Alessandro Minelli

Personal information
- Date of birth: 23 July 1999 (age 27)
- Place of birth: Monza, Italy
- Height: 1.93 m (6 ft 4 in)
- Position: Defender

Team information
- Current team: Giugliano

Youth career
- 2016–2018: Inter Milan
- 2017–2018: → Pescara (loan)

Senior career*
- Years: Team / Apps / (Gls)
- 2015–2016: Olginatese / 8 / (0)
- 2018–2019: Rende / 21 / (1)
- 2019–2020: Parma / 0 / (0)
- 2019: → Rende (loan) / 8 / (0)
- 2019–2020: → Trapani (loan) / 1 / (0)
- 2020–2024: Juventus / 0 / (0)
- 2020–2021: → Bari (loan) / 17 / (0)
- 2021–2022: → Cosenza (loan) / 3 / (0)
- 2022: → Pro Vercelli (loan) / 16 / (0)
- 2022–2023: → Virtus Francavilla (loan) / 26 / (1)
- 2023–2024: → Pro Patria (loan) / 26 / (0)
- 2024–: Giugliano / 29 / (2)
- 2025–2026: → Foggia (loan) / 25 / (1)

= Alessandro Minelli (footballer, born 1999) =

Italian footballer

Alessandro Minelli (born 23 July 1999) is an Italian professional footballer who plays as a defender for club Giugliano.

==Club career==
===Early career===
He started his senior career in Serie D with Olginatese in the 2015–16 season.
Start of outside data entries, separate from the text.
template <int NC, int HT, int NW, bool YLDS, int TM>
__global__ __launch_bounds__(64 * NW) void convnext_mlp_split_kernel(const MlpSplitArgs a) {
  constexpr int NT = 64 * NW;
  constexpr int C = 16 * NC;
  constexpr int KC = C / 32;
  constexpr int H4 = 4 * C;
  constexpr int HC = 16 * HT;
  constexpr int HK = HC / 32;
  constexpr int BM = 16 * TM * NW;
  constexpr int RCY = C / 4, RCW = HC / 4;
  constexpr int NCH = H4 / HC;
  constexpr int YF = YLDS ? BM * C : 0, W1F = HC * C, W2F = C * HC;
  static_assert(C % 32 == 0 && HC % 32 == 0 && H4 % HC == 0, "split blocks are 32 wide");

  extern __shared__ __attribute__((aligned(16))) float lds[];
  float* Ys = lds;
  float* W1s = Ys + YF;
  float* W2s = W1s + 2 * W1F;
  float* B1s = W2s + 2 * W2F;
  float* B2s = B1s + H4;
  float* Gs = B2s + C;

  const int tid = threadIdx.x, lane = tid & 63, wave = tid >> 6;
  const int fr = lane & 15, fg = lane >> 4;
  const long m0 = (long)blockIdx.x * BM;
  const int valid = (int)((a.M - m0) < BM ? (a.M - m0) : BM);

  if (YLDS) dma_image<BM, RCY, NT>(Ys, a.y + m0 * C, C, valid, a.zero, tid);
  dma_image<HC, RCY, NT>(W1s, a.w1, C, HC, a.zero, tid);
  dma_image<C, RCW, NT>(W2s, a.w2, H4, C, a.zero, tid);

  const f32x4 zero4 = {0.f, 0.f, 0.f, 0.f};
  f32x4 acc2[NC][TM];
#pragma unroll
  for (int n = 0; n < NC; ++n)
#pragma unroll
    for (int j = 0; j < TM; ++j) acc2[n][j] = zero4;
  for (int i = tid; i < H4; i += NT) B1s[i] = a.b1[i];
  for (int i = tid; i < C; i += NT) {
    B2s[i] = a.b2[i];
    Gs[i] = a.gamma[i];
  }
  __syncthreads();

  f16x8 yh[KC][TM], yl[KC][TM];
#pragma unroll
  for (int j = 0; j < TM; ++j) {
    const int yr = (wave * TM + j) * 16 + fr;
    if (YLDS) {
#pragma unroll
      for (int k = 0; k < KC; ++k) {
        yh[k][j] = *reinterpret_cast<const f16x8*>(Ys + yr * C + (((8 * k + fg) ^ row_sw<RCY>(yr)) << 2));
        yl[k][j] = *reinterpret_cast<const f16x8*>(Ys + yr * C + (((8 * k + 4 + fg) ^ row_sw<RCY>(yr)) << 2));
      }
    } else {
      const long mr = (m0 + yr < a.M) ? m0 + yr : a.M - 1;
      const float* yrow = a.y + mr * C;
#pragma unroll
      for (int k = 0; k < KC; ++k) {
        yh[k][j] = *reinterpret_cast<const f16x8*>(yrow + ((8 * k + fg) << 2));
        yl[k][j] = *reinterpret_cast<const f16x8*>(yrow + ((8 * k + 4 + fg) << 2));
      }
    }
  }
  const float us1 = a.us1;

  for (int ch = 0; ch < NCH; ++ch) {
    const int cur = ch & 1;
    if (ch + 1 < NCH) {
      dma_image<HC, RCY, NT>(W1s + (cur ^ 1) * W1F, a.w1 + (long)(ch + 1) * HC * C, C, HC, a.zero, tid);
      dma_image<C, RCW, NT>(W2s + (cur ^ 1) * W2F, a.w2 + (long)(ch + 1) * HC, H4, C, a.zero, tid);
    }
    const float* w1b = W1s + cur * W1F;
    const float* w2b = W2s + cur * W2F;

    f32x4 acc1[HT][TM];
#pragma unroll
    for (int h = 0; h < HT; ++h)
#pragma unroll
      for (int j = 0; j < TM; ++j) acc1[h][j] = zero4;
#pragma unroll
    for (int k = 0; k < KC; ++k) {
#pragma unroll
      for (int h = 0; h < HT; ++h) {
        const int r = h * 16 + fr;
        const f16x8 wh = *reinterpret_cast<const f16x8*>(w1b + r * C + (((8 * k + fg) ^ row_sw<RCY>(r)) << 2));
        const f16x8 wl = *reinterpret_cast<const f16x8*>(w1b + r * C + (((8 * k + 4 + fg) ^ row_sw<RCY>(r)) << 2));
#pragma unroll
        for (int j = 0; j < TM; ++j) {
          acc1[h][j] = __builtin_amdgcn_mfma_f32_16x16x32_f16(wl, yh[k][j], acc1[h][j], 0, 0, 0);
          acc1[h][j] = __builtin_amdgcn_mfma_f32_16x16x32_f16(wh, yl[k][j], acc1[h][j], 0, 0, 0);
          acc1[h][j] = __builtin_amdgcn_mfma_f32_16x16x32_f16(wh, yh[k][j], acc1[h][j], 0, 0, 0);
        }
      }
    }

#pragma unroll
    for (int q = 0; q < HK; ++q) {
      f16x8 hh[TM], hl[TM];
#pragma unroll
      for (int t = 0; t < 2; ++t) {
        const int h = 2 * q + t;
        const f32x4 bv = *reinterpret_cast<const f32x4*>(B1s + ch * HC + h * 16 + 4 * fg);
#pragma unroll
        for (int j = 0; j < TM; ++j)
#pragma unroll
          for (int e = 0; e < 4; ++e) {
            const float g = gelu_f(fmaf(acc1[h][j][e], us1, bv[e]));
            const _Float16 hi = (_Float16)g;
            hh[j][4 * t + e] = hi;
            hl[j][4 * t + e] = (_Float16)(g - (float)hi);
          }
      }
#pragma unroll
      for (int n = 0; n < NC; ++n) {
        const int r = n * 16 + fr;
        const f16x8 wh = *reinterpret_cast<const f16x8*>(w2b + r * HC + (((8 * q + fg) ^ row_sw<RCW>(r)) << 2));
        const f16x8 wl = *reinterpret_cast<const f16x8*>(w2b + r * HC + (((8 * q + 4 + fg) ^ row_sw<RCW>(r)) << 2));
#pragma unroll
        for (int j = 0; j < TM; ++j) {
          acc2[n][j] = __builtin_amdgcn_mfma_f32_16x16x32_f16(wl, hh[j], acc2[n][j], 0, 0, 0);
          acc2[n][j] = __builtin_amdgcn_mfma_f32_16x16x32_f16(wh, hl[j], acc2[n][j], 0, 0, 0);
          acc2[n][j] = __builtin_amdgcn_mfma_f32_16x16x32_f16(wh, hh[j], acc2[n][j], 0, 0, 0);
        }
      }
    }
    __syncthreads();
  }

  const float us2 = a.us2;
#pragma unroll
  for (int j = 0; j < TM; ++j) {
    const long m = m0 + (wave * TM + j) * 16 + fr;
    if (m >= a.M) continue;
    f32x4 xv[NC];
#pragma unroll
    for (int n = 0; n < NC; ++n) xv[n] = *reinterpret_cast<const f32x4*>(a.x + m * C + n * 16 + 4 * fg);
#pragma unroll
    for (int n = 0; n < NC; ++n) {
      const int c = n * 16 + 4 * fg;
      const f32x4 bv = *reinterpret_cast<const f32x4*>(B2s + c);
      const f32x4 gv = *reinterpret_cast<const f32x4*>(Gs + c);
      f32x4 v;
#pragma unroll
      for (int e = 0; e < 4; ++e) v[e] = xv[n][e] + gv[e] * fmaf(acc2[n][j][e], us2, bv[e]);
      *reinterpret_cast<f32x4*>(a.out + m * C + c) = v;
    }
  }
}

For the next two seasons he played for the Under-19 squads of Inter Milan and Pescara.

===Rende===
On 19 July 2018, he signed his first professional contract with Serie C club Rende for a two-year term. He made his Serie C debut for Rende on 16 September 2018 in a game against Paganese, as a starter.

===Parma===
====Loan to Rende====
On 30 January 2019, he signed a 4.5-year contract with Parma and was loaned back to Rende until the end of the 2018–19 season.

====Loan to Trapani====
On 2 September 2019, he joined Serie B club Trapani on loan.

===Juventus===
On 31 January 2020, Parma terminated his loan to Trapani early and sold his rights to Juventus.

====Loans====
On 4 September 2020, he joined Bari on loan with an option to purchase.

On 6 August 2021, he joined Cosenza on loan.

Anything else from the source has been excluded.